This Issuer Tender Offer Statement on Schedule TO (this Schedule TO) relates to the offer
(the Tender Offer) by Teekay Corporation, a Marshall Islands corporation (Teekay or the Company), to purchase any and all of its issued and outstanding 5.000% Convertible Senior Notes due 2023
(the Notes) for cash, at a purchase price equal to $1,020 per $1,000 principal amount of Notes (less any applicable withholding taxes and exclusive of accrued and unpaid interest, if any), upon the terms and subject to the
conditions set forth in the Offer to Purchase, dated January 10, 2022 (the Offer to Purchase). The Company will also pay to each Holder who validly tenders Notes pursuant to the Tender Offer all accrued and unpaid interest up
to but excluding the date on which the Notes are purchased. Under no circumstances will we pay interest on the purchase price, even if there is a delay in making payment. The Companys obligation to accept for payment, and to pay for, any Notes
validly tendered and not validly withdrawn pursuant to the Tender Offer is subject to satisfaction or waiver of all the conditions described in the Offer to Purchase.
This Schedule TO is being filed in satisfaction of the reporting requirements of Rule 13e-4(c)(2) promulgated under
the Securities Exchange Act of 1934 (as amended, the Exchange Act).
All information in the Offer to Purchase, as amended or
supplemented from time to time, is hereby expressly incorporated by reference in answer to all items in this Schedule TO, and as more particularly set forth below.
Item 1. Summary Term Sheet
The information set
forth under Summary Term Sheet in the Offer to Purchase is incorporated herein by reference.
Item 2. Subject Company Information
(a) Name and address.
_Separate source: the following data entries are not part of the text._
@@ -608,7 +611,7 @@
     bool glu = false;
     for (int i = 0; i < tc.depth; ++i) {
       float* r = nullptr;
-      if ((rc = run_res(enc[i].res, precision, B, pl.Tl[i], enc_cin[i], K, pl.X[i], pl.Pb[i], pl.Qb[i], &r, s,
+      if ((rc = run_res(enc[i].res, precision, poly_runs, B, pl.Tl[i], enc_cin[i], K, pl.X[i], pl.Pb[i], pl.Qb[i], &r, s,
                         glu ? &src : nullptr, (src0 && i == 0) ? &feed : nullptr)))
         return rc;
       asw_convgemm_args a = {};
@@ -659,11 +662,11 @@
       if (fuse_mask && glu_on_load_ok(dec[j].res, precision, co)) {
         if ((rc = asw_gn_finalize(pl.st_up[j], tiles, B, To, co, 1e-5f, pl.mr_up[j], s))) return rc;
         const GluSrc src = {pl.raw_up[j], pl.mr_up[j], dec[j].gn_g.p, dec[j].gn_b.p, co > 64 ? gb : nullptr};
-        if ((rc = run_res(dec[j].res, precision, B, To, co, K, gb, pl.Pb[lvl - 1], gb, &r, s, &src, nullptr, ufp))) return rc;
+        if ((rc = run_res(dec[j].res, precision, poly_runs, B, To, co, K, gb, pl.Pb[lvl - 1], gb, &r, s, &src, nullptr, ufp))) return rc;
       } else {
         if ((rc = asw_gn_glu(pl.raw_up[j], pl.st_up[j], tiles, dec[j].gn_g.p, dec[j].gn_b.p, B, To, co, 1e-5f, gb, s)))
           return rc;
-        if ((rc = run_res(dec[j].res, precision, B, To, co, K, gb, pl.Pb[lvl - 1], gb, &r, s, nullptr, nullptr, ufp))) return rc;
+        if ((rc = run_res(dec[j].res, precision, poly_runs, B, To, co, K, gb, pl.Pb[lvl - 1], gb, &r, s, nullptr, nullptr, ufp))) return rc;
       }
       x = r;
       fed_tiles = feed_next ? uf.tiles : 0;
diff --git a/acousticswarms-speech_amd/csrc/poly_runs.h b/acousticswarms-speech_amd/csrc/poly_runs.h
--- /dev/null
+++ b/acousticswarms-speech_amd/csrc/poly_runs.h
@@ -0,0 +1,79 @@
+#pragma once
+#include "asw_common.h"
+
+namespace asw {
+
+struct PolyRuns {
+  int d, q, r, nb, total;
+  float inv_long, inv_short;
+
+  static inline PolyRuns make(int T, int d, int extra) {
+    PolyRuns m;
+    m.d = d; m.q = T / d + extra; m.r = T % d;
+    m.nb = m.r * (m.q + 1); m.total = m.q * d + m.r;
+    m.inv_long = 1.0f / (float)(m.q + 1);
+    m.inv_short = m.q > 0 ? 1.0f / (float)m.q : 0.f;
+    return m;
+  }
+  ASW_HOST_DEVICE int len(int ph) const { return ph < r ? q + 1 : q; }
+  ASW_HOST_DEVICE int start(int ph) const { return ph * q + (ph < r ? ph : r); }
+  ASW_HOST_DEVICE static int div(int m, int L, float inv) {
+    int k = (int)((float)m * inv);
+    if (k * L > m) --k;
+    else if ((k + 1) * L <= m) ++k;
+    return k;
+  }
+  ASW_HOST_DEVICE void row(int n, int& ph, int& j) const {
+    if (n < nb) {
+      ph = div(n, q + 1, inv_long);
+      j = n - ph * (q + 1);
+    } else {
+      const int m = n - nb, k = div(m, q, inv_short);
+      ph = r + k;
+      j = m - k * q;
+    }
+  }
+  ASW_HOST_DEVICE int phase(int n) const { int ph, j; row(n, ph, j); return ph; }
+};
+
+bool poly_runs_on();
+inline bool poly_runs_ok(int T, int d, int taps) {
+  return T > 0 && d > 0 && taps > 0 && taps % 2 == 1 && (long)T + (long)d * (taps - 1) < (1L << 22);
+}
+inline int poly_run_nseg(int T, int d, int BM) {
+  const int q = T / d;
+  const int nonempty = q > 0 ? d : T, by_len = (BM - 2) / (q > 0 ? q : 1) + 2;
+  return nonempty < by_len ? nonempty : by_len;
+}
+inline int poly_run_image_rows(int T, int d, int taps, int BM) { return BM + poly_run_nseg(T, d, BM) * (taps - 1); }
+
+struct PolyTile {
+  int n0, ph0, e0, rows, nseg, img_rows;
+  PolyTile() = default;
+  ASW_HOST_DEVICE PolyTile(const PolyRuns& m, int taps, int BM, int tile) {
+    n0 = tile * BM;
+    rows = m.total - n0 < BM ? m.total - n0 : BM;
+    ph0 = m.phase(n0);
+    e0 = n0 + ph0 * (taps - 1);
+    nseg = m.phase(n0 + rows - 1) - ph0 + 1;
+    img_rows = BM + nseg * (taps - 1);
+  }
+};
+
+ASW_HOST_DEVICE inline int poly_image_src(const PolyRuns& m, const PolyRuns& x, const PolyTile& t, int taps, int i) {
+  const int e = t.e0 + i;
+  if (i >= t.img_rows || e >= x.total) return -1;
+  int ph, jx;
+  x.row(e, ph, jx);
+  const int j = jx - (taps - 1) / 2;
+  return (j >= 0 && j < m.len(ph)) ? ph + m.d * j : -1;
+}
+ASW_HOST_DEVICE inline int poly_tile_row(const PolyRuns& m, const PolyTile& t, int taps, int i, int& seq_row) {
+  const int n = t.n0 + i;
+  int ph, j;
+  m.row(n < m.total ? n : m.total - 1, ph, j);
+  seq_row = n < m.total ? ph + m.d * j : -1;
+  return i + (ph - t.ph0) * (taps - 1);
+}
+
+}
diff --git a/acousticswarms-speech_amd/csrc/resconv.hip b/acousticswarms-speech_amd/csrc/resconv.hip
--- a/acousticswarms-speech_amd/csrc/resconv.hip
+++ b/acousticswarms-speech_amd/csrc/resconv.hip
@@ -1,4 +1,5 @@
 #include "gemm_epilogue.h"
+#include "poly_runs.h"
 
 namespace {
 using namespace asw_mfma;
@@ -7,6 +8,11 @@
 __device__ unsigned long long g_phase_cycles[4] = {0, 0, 0, 0};
 #endif
 
+struct ResRunArgs : asw_convgemm_args { asw::PolyRuns rows, ext; int row_tab; };
+struct ResRowsRun {
+  const int* tab;
+  __device__ __forceinline__ int operator()(int trow) const { return tab[trow]; }
+};
 template <int BM, int PH, bool POLY>
 struct ResRows {
   static constexpr int BMJ = BM / PH;
@@ -19,11 +25,12 @@
   }
 };
 
-template <int BM, int C, int WM, int WN, int PH, int QD = 4, bool POLY = (PH > 1), bool GLU = false, int NTERM = 3>
+template <int BM, int C, int WM, int WN, int PH, int QD = 4, bool POLY = (PH > 1), bool GLU = false, int NTERM = 3, bool RUN = false>
 __global__ __launch_bounds__(64 * WM * WN)
 __attribute__((amdgpu_waves_per_eu(C == 64 ? 4 : WM * WN == 8 ? 2 : (QD == 2 ? (C >= 512 || (C == 256 && BM == 128) ? 2 : 3) : (C == 64 && WM * WN == 4 ? 4 : 1)))))
-void resconv16_kernel(const asw_convgemm_args p) {
+void resconv16_kernel(const std::conditional_t<RUN, ResRunArgs, asw_convgemm_args> p) {
   static_assert(QD == 2 || QD == 4, "B prefetch depth in k-steps");
+  static_assert(!RUN || (POLY && PH == 1 && !GLU), "run form: one phase-major run per tile");
   static_assert(!GLU || (PH == 1 && !POLY), "GroupNorm + GLU on load: contiguous tiles only");
   static_assert(WM * WN == 2 || WM * WN == 4 || WM * WN == 8, "2, 4 or 8 waves per workgroup");
   constexpr int NTHR = 64 * WM * WN;
@@ -45,7 +52,19 @@
   const int jb = !POLY ? 0 : blockIdx.x / n_pb, pb = !POLY ? 0 : blockIdx.x % n_pb;
   const int m0 = blockIdx.x * BM;
   const int RJ = BMJ + (!POLY ? (taps - 1) * dil : taps - 1);
-  const int R = PH * RJ;
+  asw::PolyTile pt;
+  if constexpr (RUN) {
+    const asw::PolyTile v(p.rows, taps, BM, blockIdx.x);
+    pt.n0 = __builtin_amdgcn_readfirstlane(v.n0); pt.ph0 = __builtin_amdgcn_readfirstlane(v.ph0);
+    pt.e0 = __builtin_amdgcn_readfirstlane(v.e0); pt.rows = __builtin_amdgcn_readfirstlane(v.rows);
+    pt.nseg = __builtin_amdgcn_readfirstlane(v.nseg); pt.img_rows = __builtin_amdgcn_readfirstlane(v.img_rows);
+  }
+  const int R = RUN ? pt.img_rows : PH * RJ;
+  int* row_tab = nullptr;
+  if constexpr (RUN) {
+    row_tab = reinterpret_cast<int*>(img + p.row_tab);
+    for (int i = tid; i < BM; i += NTHR) asw::poly_tile_row(p.rows, pt, taps, i, row_tab[i]);
+  }
   const int tapstep = !POLY ? dil : 1;
   const __amdgpu_buffer_rsrc_t rX = GLU ? act_rsrc(p.glu_raw + (long)b * T * 2 * C, (long)T * 2 * C)
                                         : act_rsrc(p.A + (long)b * p.a_batch_stride, (long)T * C);
@@ -66,6 +85,10 @@
   for (int i = 0; i < TM; ++i) {
     const int trow = wm * (BM / WM) + i * 32;
     a_base[i] = ((trow / BMJ) * RJ + trow % BMJ + (lane & 31)) * RS + (lane >> 5) * 16;
+    if constexpr (RUN) {
+      int g;
+      a_base[i] = asw::poly_tile_row(p.rows, pt, taps, trow + (lane & 31), g) * RS + (lane >> 5) * 16;
+    }
   }
   const int nt0 = wn * TN;
 
@@ -80,11 +103,17 @@
     ASW_PHASE_MARK(t_s0);
     if (GLU) gc.affine(p.glu_gamma, p.glu_beta, C, cc * 64 + sc4 * 4);
     __syncthreads();
+    int per_slice = 0;
+    if constexpr (RUN) asm volatile("" : "+s"(per_slice));
     stage_image<NTHR, C, SU, GLU, NTERM, C == 64>(
         img, R, rX, cc * 64, gc,
         [&](int row) __attribute__((always_inline)) {
           int g;
           bool ok = row < R;
+          if constexpr (RUN) {
+            g = asw::poly_image_src(p.rows, p.ext, pt, taps, row + per_slice);
+            return ImgSrc{g, g >= 0};
+          }
           if (!POLY) {
             g = m0 - pad + row;
           } else {
@@ -160,7 +189,11 @@
       for (int st = 0; st < G::NSTEP; ++st) {
         const int sr = (st * G::NW + wid) * G::RPI + sub;
         const int trow = (sr >> 5) * (BM / WM) + tm * 32 + (sr & 31);
-        const int irow = POLY ? (trow / BMJ) * RJ + trow % BMJ + (taps - 1) / 2 : trow + pad;
+        int irow = POLY ? (trow / BMJ) * RJ + trow % BMJ + (taps - 1) / 2 : trow + pad;
+        if constexpr (RUN) {
+          int g;
+          irow = asw::poly_tile_row(p.rows, pt, taps, trow, g) + (taps - 1) / 2;
+        }
 #pragma unroll
         for (int q = 0; q < G::VPL; ++q) {
           const int col = (lc + q * G::LPR) * 4;
@@ -170,8 +203,15 @@
                                                                 (float)hi[2] + (float)lo[2], (float)hi[3] + (float)lo[3]);
         }
       }
+    if constexpr (RUN)
+      epilogue<BM, C, WM, WN, true, false, true, false, ResRowsRun, true>(
+          acc, p, smem, __builtin_ldexpf(1.0f, -p.w_shift), ResRowsRun{row_tab}, blockIdx, gridDim.y, rpre);
+    else
     epilogue<BM, C, WM, WN, true, false, true, false, ResRows<BM, PH, POLY>, true>(
         acc, p, smem, __builtin_ldexpf(1.0f, -p.w_shift), ResRows<BM, PH, POLY>{m0, jb, pb, dil, T}, blockIdx, gridDim.y, rpre);
+  } else if constexpr (RUN) {
+    epilogue<BM, C, WM, WN, true, false, true, false>(acc, p, smem, __builtin_ldexpf(1.0f, -p.w_shift),
+                                                      ResRowsRun{row_tab}, blockIdx, gridDim.y);
   } else {
     epilogue<BM, C, WM, WN, true, false, true, false>(acc, p, smem, __builtin_ldexpf(1.0f, -p.w_shift),
                                                       ResRows<BM, PH, POLY>{m0, jb, pb, dil, T}, blockIdx, gridDim.y);
@@ -190,21 +230,30 @@
 #endif
 }
 
-template <int BM, int C, int WM, int WN, int PH, int QD = 4, bool POLY = (PH > 1), bool GLU = false>
+template <int BM, int C, int WM, int WN, int PH, int QD = 4, bool POLY = (PH > 1), bool GLU = false, bool RUN = false>
 int launch_res(const asw_convgemm_args& a, hipStream_t s) {
   constexpr int BMJ = BM / PH;
   const int RJ = BMJ + (!POLY ? (a.taps - 1) * a.dil : a.taps - 1);
-  const size_t img = (size_t)PH * RJ * RS;
+  const size_t img = (size_t)(RUN ? asw::poly_run_image_rows(a.M_out, a.dil, a.taps, BM) : PH * RJ) * RS;
   const size_t slab = (size_t)(WM * 32) * (C + 4) * sizeof(float);
-  const size_t smem = img > slab ? img : slab;
+  const size_t tiles = ((img > slab ? img : slab) + 15) / 16 * 16;
+  const size_t smem = tiles + (RUN ? BM * sizeof(int) : 0);
   if (smem > 160 * 1024) return 1;
-  const int gx = !POLY ? asw::cdiv(a.M_out, BM)
-                       : asw::cdiv(asw::cdiv(a.M_out, a.dil), BMJ) * asw::cdiv(a.dil, PH);
-  char nm[96];
-  snprintf(nm, sizeof nm, "resconv16<%d,%d,%s%d%s%s>", BM, C, POLY ? "poly" : "ph", PH, QD == 2 ? ",q2" : "", GLU ? ",glu" : "");
-  asw_convgemm_args k = a;
+  const int gx = !POLY || RUN ? asw::cdiv(a.M_out, BM)
+                              : asw::cdiv(asw::cdiv(a.M_out, a.dil), BMJ) * asw::cdiv(a.dil, PH);
+  char nm[96], rows[16];
+  if (RUN) snprintf(rows, sizeof rows, "run");
+  else snprintf(rows, sizeof rows, "%s%d", POLY ? "poly" : "ph", PH);
+  snprintf(nm, sizeof nm, "resconv16<%d,%d,%s%s%s>", BM, C, rows, QD == 2 ? ",q2" : "", GLU ? ",glu" : "");
+  std::conditional_t<RUN, ResRunArgs, asw_convgemm_args> k;
+  static_cast<asw_convgemm_args&>(k) = a;
+  if constexpr (RUN) {
+    k.rows = asw::PolyRuns::make(a.M_out, a.dil, 0);
+    k.ext = asw::PolyRuns::make(a.M_out, a.dil, a.taps - 1);
+    k.row_tab = (int)tiles;
+  }
   if (GLU && C > 64) k.resid = a.glu_out;
-  return asw::launch_pair<resconv16_kernel<BM, C, WM, WN, PH, QD, POLY, GLU, 1>, resconv16_kernel<BM, C, WM, WN, PH, QD, POLY, GLU, 3>>(
+  return asw::launch_pair<resconv16_kernel<BM, C, WM, WN, PH, QD, POLY, GLU, 1, RUN>, resconv16_kernel<BM, C, WM, WN, PH, QD, POLY, GLU, 3, RUN>>(
       a.precision, dim3(gx, 1, a.B), dim3(64 * WM * WN), smem, 160 * 1024, nm, asw::ShapeTag(a, 'd', a.dil).s,
       2.0 * a.B * (double)a.M_out * a.N * (double)a.taps * a.Cin, 0.0, s, k);
 }
@@ -236,6 +285,21 @@
   }
   const int rows_per_phase = a.M_out / a.dil;
   const bool poly = a.dil >= 16 && rows_per_phase >= 32;
+  const bool big = (long)asw::cdiv(a.M_out, 128) * a.B >= 512;
+  const int runs = poly_runs_on() && a.dil >= 16 && poly_runs_ok(a.M_out, a.dil, a.taps) ? a.poly_runs : 0;
+  if (runs >= 2 || (runs == 1 && ((a.N == 512 && rows_per_phase < 64) || (a.N == 256 && big && rows_per_phase >= 48)))) {
+    int rc = 1;
+    switch (a.N) {
+      case 64: rc = launch_res<128, 64, 2, 2, 1, 4, true, false, true>(a, s); break;
+      case 128: rc = launch_res<128, 128, 2, 2, 1, 2, true, false, true>(a, s); break;
+      case 256:
+        rc = big ? launch_res<128, 256, 1, 4, 1, 2, true, false, true>(a, s) : launch_res<64, 256, 1, 4, 1, 2, true, false, true>(a, s);
+        break;
+      case 512: rc = launch_res<64, 512, 1, 4, 1, 2, true, false, true>(a, s); break;
+      default: break;
+    }
+    if (rc != 1) return rc;
+  }
   switch (a.N) {
     case 64:
       if (a.glu_raw) return launch_res<128, 64, 2, 2, 1, 4, false, true>(a, s);
diff --git a/acousticswarms-speech_amd/csrc/resstack.hip b/acousticswarms-speech_amd/csrc/resstack.hip
--- a/acousticswarms-speech_amd/csrc/resstack.hip
+++ b/acousticswarms-speech_amd/csrc/resstack.hip
@@ -2,6 +2,7 @@
 
 #include "asw_common.h"
 #include "f16x3_tile.h"
+#include "poly_runs.h"
 
 namespace {
 using namespace asw_mfma;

The name of the subject company and the issuer of the securities to which this Schedule TO relates is Teekay Corporation,
a Marshall Islands corporation, and the address of its principal executive offices is 4th Floor, Belvedere Building, 69 Pitts Bay Road, Hamilton, HM 08, Bermuda. The telephone number at such principal executive office is (441) 298-2530.
(b) Securities. The securities that are the subject of the Tender Offer are the Companys
outstanding 5.000% Convertible Senior Notes due 2023. As of January 9, 2022, there was $112,184,000 aggregate principal amount of Notes outstanding.
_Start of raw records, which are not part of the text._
# 0215Arthur/Pytorch_News_Recommender

Hardware: AMD Instinct MI355X
Metric: users/sec (train step) NRMS MIND-small hist=50 cand=5 (higher is better)
Workload: dtype f16 (MFMA inputs and saved activations; fp32 accumulate, softmax, loss, master weights and Adam)

## Files before the change

include/nrms_hip.h:

```cpp
#ifndef NRMS_HIP_H
#define NRMS_HIP_H

#include <stddef.h>
#include <stdint.h>

#ifdef __cplusplus
extern "C" {
#endif

#define NRMS_OK            0
#define NRMS_EINVAL       -1
#define NRMS_ELAUNCH      -2
#define NRMS_EWORKSPACE   -3

#define NRMS_PRECISION_FP32   0
#define NRMS_PRECISION_BF16X3 1
#define NRMS_PRECISION_BF16   2
#define NRMS_FP16_KP 320
#define NRMS_FP16_DP 320
#define NRMS_FP16_QP 224
#define NRMS_PRECISION_FP16   3

#define NRMS_FLAG_PAD_ROW_ZERO 1
#define NRMS_FLAG_DEFER_WQKV 2
// ... 46 lines not shown
    float* qkv;
    float* attn;
    float* ctx;
    float* t;
    float* w;
    void*  scratch;
} nrms_encoder_acts;

size_t nrms_encoder_fwd_scratch_bytes(const nrms_encoder_desc* desc);
size_t nrms_encoder_fused_qkv_bytes(const nrms_encoder_desc* desc);
int nrms_encoder_fwd(const nrms_encoder_desc* desc, const nrms_encoder_weights* w,
                     const int64_t* ids, const float* x, const uint8_t* mask ,
                     const nrms_encoder_acts* acts, float* out, void* stream);

size_t nrms_encoder_bwd_workspace_bytes(const nrms_encoder_desc* desc);
int nrms_encoder_bwd(const nrms_encoder_desc* desc, const nrms_encoder_weights* w,
                     const int64_t* ids, const float* x, const uint8_t* mask,
                     const nrms_encoder_acts* acts, const float* dout,
                     const nrms_encoder_grads* grads, float* dx,
                     void* workspace, size_t workspace_bytes, void* stream);
int nrms_encoder_bwd_wqkv(const nrms_encoder_desc* desc, const int64_t* ids, const float* x,
                          const nrms_encoder_acts* acts, const nrms_encoder_grads* grads,
                          void* workspace, size_t workspace_bytes, void* stream);

int nrms_sanitize_ids(const int64_t* src, int64_t* dst, int64_t n, int32_t vocab, int32_t* n_bad, void* stream);
int nrms_sanitize_ids_i32(const int32_t* src, int64_t* dst, int64_t n, int32_t vocab, int32_t* n_bad, void* stream);

int nrms_title_dedup(const int64_t* ids, int64_t n_titles, int32_t seq_len, int32_t* table, int64_t table_size,
                     int32_t* inverse, int32_t* rep_rows, int32_t* n_unique, void* stream);

// ... 118 lines not shown
```

pytorch_news_recommender_amd/_lib.py:

```python
from __future__ import annotations

import ctypes as C
import os

PKG = os.path.dirname(os.path.abspath(__file__))
LIB_PATH = os.environ.get("NRMS_HIP_LIB") or os.path.join(PKG, "libnrms_hip.so")

NRMS_FLAG_PAD_ROW_ZERO = 1
NRMS_FLAG_DEFER_WQKV = 2
NRMS_FLAG_FWD_SCRATCH_KEPT = 4
NRMS_FLAG_FUSED_SEQ64 = 8
NRMS_PRECISION_FP32 = 0
NRMS_PRECISION_BF16X3 = 1
NRMS_PRECISION_BF16 = 2
NRMS_PRECISION_FP16 = 3
NRMS_DROPOUT_FIELDS16 = 0x100
NRMS_FP16_KP, NRMS_FP16_DP, NRMS_FP16_QP = 320, 320, 224
PRECISIONS = {"fp32": 0, "bf16x3": 1, "bf16": 2, "fp16": 3}


class NrmsError(RuntimeError):
    pass


# ... 26 lines not shown


NRMS_SEGPOOL_ROWS_UNIQUE = 1


class NewsFeatures(C.Structure):
    _fields_ = [("n", C.c_int64), ("d_text", C.c_int32), ("d_cat", C.c_int32), ("n_cat", C.c_int32), ("n_sub", C.c_int32),
                ("p_drop", C.c_float), ("seed", C.c_uint64), ("title_vec", C.c_void_p), ("abst_vec", C.c_void_p),
                ("cat_table", C.c_void_p), ("sub_table", C.c_void_p), ("categ", C.c_void_p), ("subcateg", C.c_void_p)]


SIGNATURES = {
    "nrms_encoder_fwd": (C.c_int, [C.POINTER(EncoderDesc), C.POINTER(EncoderWeights), C.c_void_p, C.c_void_p,
                                   C.c_void_p, C.POINTER(EncoderActs), C.c_void_p, C.c_void_p]),
    "nrms_encoder_bwd_workspace_bytes": (C.c_size_t, [C.POINTER(EncoderDesc)]),
    "nrms_encoder_fwd_scratch_bytes": (C.c_size_t, [C.POINTER(EncoderDesc)]),
    "nrms_encoder_fused_qkv_bytes": (C.c_size_t, [C.POINTER(EncoderDesc)]),
    "nrms_encoder_bwd": (C.c_int, [C.POINTER(EncoderDesc), C.POINTER(EncoderWeights), C.c_void_p, C.c_void_p,
                                   C.c_void_p, C.POINTER(EncoderActs), C.c_void_p, C.POINTER(EncoderGrads), C.c_void_p,
                                   C.c_void_p, C.c_size_t, C.c_void_p]),
    "nrms_encoder_bwd_wqkv": (C.c_int, [C.POINTER(EncoderDesc), C.c_void_p, C.c_void_p, C.POINTER(EncoderActs),
                                        C.POINTER(EncoderGrads), C.c_void_p, C.c_size_t, C.c_void_p]),
    "nrms_sanitize_ids": (C.c_int, [C.c_void_p, C.c_void_p, C.c_int64, C.c_int32, C.c_void_p, C.c_void_p]),
    "nrms_sanitize_ids_i32": (C.c_int, [C.c_void_p, C.c_void_p, C.c_int64, C.c_int32, C.c_void_p, C.c_void_p]),
    "nrms_title_dedup": (C.c_int, [C.c_void_p, C.c_int64, C.c_int32, C.c_void_p, C.c_int64, C.c_void_p, C.c_void_p,
                                   C.c_void_p, C.c_void_p]),
    "nrms_click_score_indexed": (C.c_int, [C.c_int32, C.c_int32, C.c_int32, C.c_void_p, C.c_int64, C.c_void_p, C.c_void_p,
                                           C.c_void_p, C.c_void_p, C.c_void_p]),
    "nrms_click_score_fwd": (C.c_int, [C.c_int32, C.c_int32, C.c_int32, C.c_void_p, C.c_void_p, C.c_void_p,
                                       C.c_void_p, C.c_void_p]),
# ... 81 lines not shown
```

(c) Trading market and price. The Notes are not listed on any national securities exchange. There is no established trading market for trading in the
Notes. The common stock of the Company, which may be issued upon conversion of the Convertible Notes, trades on the New York Stock Exchange under the symbol TK. The information set forth in the Offer to Purchase under Section 8
(Market Information) is incorporated herein by reference.
Item 3. Identity and Background of Filing Person
(a) Name and address. The Company is the filing person. The Companys address and telephone number are set forth in Item 2(a) above. The
information set forth in the Offer to Purchase under Section 12 (Interest of Directors and Executive Officers; Transactions and Arrangements Concerning the Notes) is incorporated herein by reference.